I have to agree with JOYCEfromNS! If you want that scale length get the GIBBY!! You aren't
going to hurt anyone's feelings if you buy a LP! Hey if you can get one before 2007 you will
have one without the chambered body! I plan to get myself a GIBBY LP down the road and
it will be PRE-2007 with the solid body and not chambered! I just played two of the best
sounding most resonant "HB and P-90" electrics that I have put in my hand besides the RS-4!
wacko

Guys if you love the old LES PAUL JR's with a single P-90 or 2/P-90's you have got to check
out the PRAIRIEWOOD  "Midwesterner",KAUER "Daylighter;s" and the BRIAN MONTY "Rockmaster
I and II"!! These guitars are nothing short of amazing and I mean in build quality,playability and
most of all tone!!

Chris Staton of "THE AMPHOUSE" in SCOTTSBORO,AL has 6 BRIAN MONTY'S and 3 PRAIRIEWOOD
MIDWESTERNER'S at his AMP/GUITAR SHOWROOM! Chris can get any color or option that is offered
from these 2 "SUPERB BUILDERS" and he has 3 KAUER "Daylighter's" with a single custom wound
WOLFETONE P-90 that are "AMPHOUSE EXCLUSIVE MODELS" coming!

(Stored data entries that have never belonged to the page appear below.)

class _QueryFn(torch.autograd.Function):

    @staticmethod
    def forward(ctx, xn, owner, grid_params, *weights):
        xn = ops._f32c(xn)
        M = xn.shape[0]
        meta = owner.embed_fn.meta
        jac = None
        routed = None
        if ctx.needs_input_grad[2] and owner.route_ahead and M >= _ROUTE_AHEAD_MIN_M and not ops.resolve_deterministic(owner.deterministic):
            routed = ops.hashgrid_route_ahead(xn, meta)
        if ctx.needs_input_grad[0]:
            feat, jac = ops.hashgrid_fwd(xn, grid_params.detach(), meta, FEAT_LEVEL_MAJOR, with_jac=True)
        else:
            feat = ops.hashgrid_fwd(xn, grid_params.detach(), meta, FEAT_LEVEL_MAJOR)
        need = any(ctx.needs_input_grad)
        prec = owner.decoder_precision
        if prec == "f16" and need:
            raise RuntimeError('decoder_precision "f16" is forward-only (use "bf16x6", "f16x3" or "f32" when gradients are needed)')
        cache = owner._frozen_pack
        if cache is not None and prec in cache:
            packed, packed16 = cache[prec]
        else:
            if prec == "f32":
                packed, packed16 = ops.decoder_pack(weights), None
            else:
                packed, packed16 = None, ops.decoder_pack16(weights, precision=prec)
            if cache is not None:
                cache[prec] = (packed, packed16)
        lean = bool(need and prec in ops.SPLIT_PRECISIONS and owner.wgrad_precision in ("auto", "stream_" + prec) and owner.lean_record)
        masks_only = bool(need and prec in ops.SPLIT_PRECISIONS and not any(ctx.needs_input_grad[3:]))
        out, saved = ops.decoder_fwd(packed, feat, FEAT_LEVEL_MAJOR, xn, None, M,
                                     save="masks" if masks_only else ("lean" if lean else need), precision=prec, packed16=packed16)
        ctx.lean = lean and not masks_only
        ctx.tile_live = getattr(saved, "mipsf_tile_live", None)
        if packed is None:
            packed = packed16
        ctx.prec = prec
        if routed is not None:
            torch.cuda.current_stream(xn.device).wait_event(routed[1])
        ctx.routed = routed
        ctx.owner, ctx.M, ctx.meta, ctx.has_jac = owner, M, meta, jac is not None
        ctx.save_for_backward(xn, feat, out, saved, packed, grid_params, *weights, *([jac] if jac is not None else []))
        return out

    @staticmethod
    def backward(ctx, dout):
        xn, feat, out, saved, packed, grid_params, *weights = ctx.saved_tensors
        jac = weights.pop() if ctx.has_jac else None
        need_w = any(ctx.needs_input_grad[3:])
        need_g = ctx.needs_input_grad[2]
        need_x = ctx.needs_input_grad[0]
        if ctx.tile_live is not None:
            saved.mipsf_tile_live = ctx.tile_live
        det = ops.resolve_deterministic(ctx.owner.deterministic)
        direct = ctx.owner.accumulate_param_grads_in_place and all(
            p.is_leaf and not p._backward_hooks for p in (grid_params, *weights))
        grads = None
        if need_w:
            grads = []
            for w, need in zip(weights, ctx.needs_input_grad[3:]):
                if direct and need:
                    if w.grad is None:
                        w.grad = torch.zeros_like(w)
                    grads.append(w.grad)
                else:
                    grads.append(torch.zeros_like(w))
        dfeat, dx, _, tiles = ops.decoder_bwd(packed, feat, FEAT_LEVEL_MAJOR, xn, None, out, ops._f32c(dout), saved, grads,
                                              ctx.M, precision=ctx.prec, packed16=packed if ctx.prec != "f32" else None,
                                              wgrad_precision=("stream_" + ctx.prec) if ctx.lean else ctx.owner.wgrad_precision,
                                              recompute_h1=ctx.lean, return_tiles=True, deterministic=det)
        dparams = None
        fresh_grad = False
        if need_g:
            if direct:
                if grid_params.grad is None:
                    grid_params.grad = torch.zeros_like(grid_params)
                    fresh_grad = True
                dparams = grid_params.grad
            else:
                dparams = torch.zeros_like(grid_params)
        if need_g:
            ops.hashgrid_bwd(xn, grid_params.detach(), dfeat, dparams, ctx.meta, FEAT_LEVEL_MAJOR, None, routed=ctx.routed,
                             dparams_zero=(not direct) or fresh_grad or ctx.owner.grid_grad_is_zero_at_backward, deterministic=det)
            ctx.routed = None
        if need_x:
            ops.hashgrid_dx_from_jac(jac, dfeat, dx, ctx.meta, FEAT_LEVEL_MAJOR, tiles=tiles)
        w_out = [None] * len(weights)
        if need_w and not direct:
            w_out = [g if need else None for g, need in zip(grads, ctx.needs_input_grad[3:])]
        return (dx if need_x else None, None, None if direct else dparams, *w_out)


class _RenderFn(torch.autograd.Function):
    fuse_backward = os.environ.get("MIPSF_RENDER_FUSE_BWD", "1") != "0"

    @staticmethod
    def forward(ctx, raw, z_vals, target_rgb, target_d, counts, rc, N, S, train, loss_w=None, share_of=None):
        raw = ops._f32c(raw)
        total = None
        ctx.n_norm = None
        ctx.draw, ctx.draw_stale = None, False
        if train and share_of is not None:
            rgb, depth, var, disp, acc, _, losses, total, ctx.n_norm = ops.render_fwd(
                raw, z_vals, target_rgb, target_d, counts, rc, N, S, train, loss_weights=loss_w, share_of=share_of)
        elif train and loss_w is not None:
            if ctx.needs_input_grad[0] and S <= ops.RENDER_DRAW_MAX_S and _RenderFn.fuse_backward:
                rgb, depth, var, disp, acc, _, losses, total, ctx.draw = ops.render_fwd(
                    raw, z_vals, target_rgb, target_d, counts, rc, N, S, train, loss_weights=loss_w, want_draw=True)
            else:
                rgb, depth, var, disp, acc, _, losses, total = ops.render_fwd(raw, z_vals, target_rgb, target_d, counts, rc, N,
                                                                              S, train, loss_weights=loss_w)
        else:
            rgb, depth, var, disp, acc, _, losses = ops.render_fwd(raw, z_vals, target_rgb, target_d, counts, rc, N, S,
                                                                   train)
        ctx.rc, ctx.N, ctx.S, ctx.train = rc, N, S, train
        ctx.save_for_backward(raw, z_vals, target_rgb, target_d, counts, losses, loss_w if total is not None else None)
        ctx.mark_non_differentiable(var, disp, acc)
        ctx.set_materialize_grads(False)
        if total is not None:
            return rgb, depth, var, disp, acc, losses, total.reshape(())
        if train:
            return rgb, depth, var, disp, acc, losses
        return rgb, depth, var, disp, acc

    @staticmethod
    def backward(ctx, g_rgb, g_depth, _gv, _gd, _ga, g_losses=None, g_total=None):
        raw, z_vals, target_rgb, target_d, counts, losses, loss_w = ctx.saved_tensors
        g_rgb = ops._f32c(g_rgb) if g_rgb is not None else None
        g_depth = ops._f32c(g_depth) if g_depth is not None else None
        g_total = ops._f32c(g_total).reshape(1) if (g_total is not None and loss_w is not None) else None
        if ctx.draw is not None and not ctx.draw_stale and g_total is not None and g_losses is None and g_rgb is None and g_depth is None:
            one = ops.unit_grad(raw.device)
            if g_total.data_ptr() == one.data_ptr() and one._version == 0:
                return ctx.draw, None, None, None, None, None, None, None, None, None, None
            ctx.draw_stale = True
            draw = ops.render_bwd(raw, z_vals, target_rgb, target_d, counts, losses, ctx.rc, None, None, None, ctx.N, ctx.S,
                                  g_total=g_total, loss_weights=loss_w, keep_draw=ctx.draw)
            return draw, None, None, None, None, None, None, None, None, None, None
        if ctx.train and g_losses is None and g_total is None:
            g_losses = torch.zeros(8, dtype=torch.float32, device=raw.device)
        draw = ops.render_bwd(raw, z_vals, target_rgb, target_d, counts, losses, ctx.rc,
                              ops._f32c(g_losses) if (ctx.train and g_losses is not None) else None, g_rgb, g_depth,
                              ctx.N, ctx.S, g_total=g_total, loss_weights=loss_w, n_norm=ctx.n_norm)
        return draw, None, None, None, None, None, None, None, None, None, None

I know everyone is excited
about the Larrivee RS-2's but these other 3 "Boutique Built" guitars are all going to raise the bar
for a P-90 style LP guitar! They do carry higher price tags but they aren't not really that much more
expensive than the RS-2's! The Prairiewood MIDWESTERNER has a LOLLAR P-90 in the bridge and
a custom Fralin Single Coil in the neck called the "BISCUIT Pickup" and they sound "RIDICULOUSLY
GOOD"!!

Give CHRIS STATON a call if you are in the market for a "REINHARDT,65AMP,GERMINO,REASON,
MATCHLESS,TUNGSTEN, JACKSON AMPWORKS and will soon have CARR AMPS AND SWART AMPS
to go along with the others I have listed!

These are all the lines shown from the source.